- Information:
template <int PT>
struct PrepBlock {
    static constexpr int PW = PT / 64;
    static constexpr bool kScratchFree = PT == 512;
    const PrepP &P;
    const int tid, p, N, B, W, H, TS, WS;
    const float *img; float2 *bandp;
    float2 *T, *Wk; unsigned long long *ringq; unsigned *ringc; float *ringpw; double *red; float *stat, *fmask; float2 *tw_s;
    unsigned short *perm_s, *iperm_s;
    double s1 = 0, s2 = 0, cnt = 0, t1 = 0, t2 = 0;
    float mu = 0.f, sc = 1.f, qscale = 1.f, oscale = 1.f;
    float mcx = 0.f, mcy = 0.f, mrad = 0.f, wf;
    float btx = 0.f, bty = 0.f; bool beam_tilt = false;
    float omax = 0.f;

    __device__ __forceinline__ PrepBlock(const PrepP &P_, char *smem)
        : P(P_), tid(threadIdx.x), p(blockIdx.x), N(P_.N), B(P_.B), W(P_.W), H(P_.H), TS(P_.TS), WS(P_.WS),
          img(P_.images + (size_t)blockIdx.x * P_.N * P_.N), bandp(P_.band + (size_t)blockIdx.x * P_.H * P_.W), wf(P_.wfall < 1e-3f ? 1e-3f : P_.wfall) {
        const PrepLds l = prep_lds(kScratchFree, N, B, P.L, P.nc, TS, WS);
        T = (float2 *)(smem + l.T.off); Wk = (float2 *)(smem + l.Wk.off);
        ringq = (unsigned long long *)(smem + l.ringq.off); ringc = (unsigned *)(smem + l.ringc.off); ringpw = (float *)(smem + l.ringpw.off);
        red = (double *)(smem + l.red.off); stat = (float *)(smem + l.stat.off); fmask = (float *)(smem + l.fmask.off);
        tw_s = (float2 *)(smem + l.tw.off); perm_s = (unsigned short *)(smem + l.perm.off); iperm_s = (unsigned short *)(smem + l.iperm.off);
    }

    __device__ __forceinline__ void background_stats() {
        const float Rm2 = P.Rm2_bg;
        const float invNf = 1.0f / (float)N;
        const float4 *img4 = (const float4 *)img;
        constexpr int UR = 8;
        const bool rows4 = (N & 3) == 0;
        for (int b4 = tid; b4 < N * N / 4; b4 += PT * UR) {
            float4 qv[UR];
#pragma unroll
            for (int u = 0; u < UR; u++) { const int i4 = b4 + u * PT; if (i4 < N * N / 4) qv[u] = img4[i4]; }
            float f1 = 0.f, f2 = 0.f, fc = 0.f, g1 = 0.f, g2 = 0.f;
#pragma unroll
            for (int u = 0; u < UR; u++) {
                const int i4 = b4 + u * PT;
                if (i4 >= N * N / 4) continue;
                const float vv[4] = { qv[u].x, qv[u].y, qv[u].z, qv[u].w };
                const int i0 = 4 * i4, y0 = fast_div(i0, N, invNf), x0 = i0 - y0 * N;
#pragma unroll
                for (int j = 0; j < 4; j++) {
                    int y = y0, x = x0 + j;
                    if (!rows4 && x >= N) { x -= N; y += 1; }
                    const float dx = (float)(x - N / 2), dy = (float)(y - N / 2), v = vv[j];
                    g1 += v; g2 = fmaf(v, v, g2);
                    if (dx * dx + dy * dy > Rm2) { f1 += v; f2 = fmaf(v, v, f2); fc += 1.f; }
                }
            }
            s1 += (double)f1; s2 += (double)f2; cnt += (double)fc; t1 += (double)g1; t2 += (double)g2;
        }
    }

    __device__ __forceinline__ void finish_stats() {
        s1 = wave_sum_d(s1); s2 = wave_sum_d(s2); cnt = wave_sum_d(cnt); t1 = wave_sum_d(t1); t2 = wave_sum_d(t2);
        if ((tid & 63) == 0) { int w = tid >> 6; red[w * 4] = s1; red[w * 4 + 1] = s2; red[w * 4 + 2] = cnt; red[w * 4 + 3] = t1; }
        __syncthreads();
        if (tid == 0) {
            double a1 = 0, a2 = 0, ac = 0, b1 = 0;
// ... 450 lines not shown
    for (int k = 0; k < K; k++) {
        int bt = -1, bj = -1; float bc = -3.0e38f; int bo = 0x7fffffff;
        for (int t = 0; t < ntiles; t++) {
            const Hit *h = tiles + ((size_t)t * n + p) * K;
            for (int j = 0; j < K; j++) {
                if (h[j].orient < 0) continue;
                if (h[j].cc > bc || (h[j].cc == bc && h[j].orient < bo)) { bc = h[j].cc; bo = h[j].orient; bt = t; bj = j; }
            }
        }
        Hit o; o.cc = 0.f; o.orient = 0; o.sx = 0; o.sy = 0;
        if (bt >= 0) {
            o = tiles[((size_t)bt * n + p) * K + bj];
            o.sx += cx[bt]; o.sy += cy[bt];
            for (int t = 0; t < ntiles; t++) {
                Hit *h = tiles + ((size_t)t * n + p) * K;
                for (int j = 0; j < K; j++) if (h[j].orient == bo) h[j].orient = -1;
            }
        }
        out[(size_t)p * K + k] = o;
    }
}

- Required action:
Every line in the records above that contains the word "ringq" is to be copied out.

- Finished task:
    float2 *T, *Wk; unsigned long long *ringq; unsigned *ringc; float *ringpw; double *red; float *stat, *fmask; float2 *tw_s;
        ringq = (unsigned long long *)(smem + l.ringq.off); ringc = (unsigned *)(smem + l.ringc.off); ringpw = (float *)(smem + l.ringpw.off);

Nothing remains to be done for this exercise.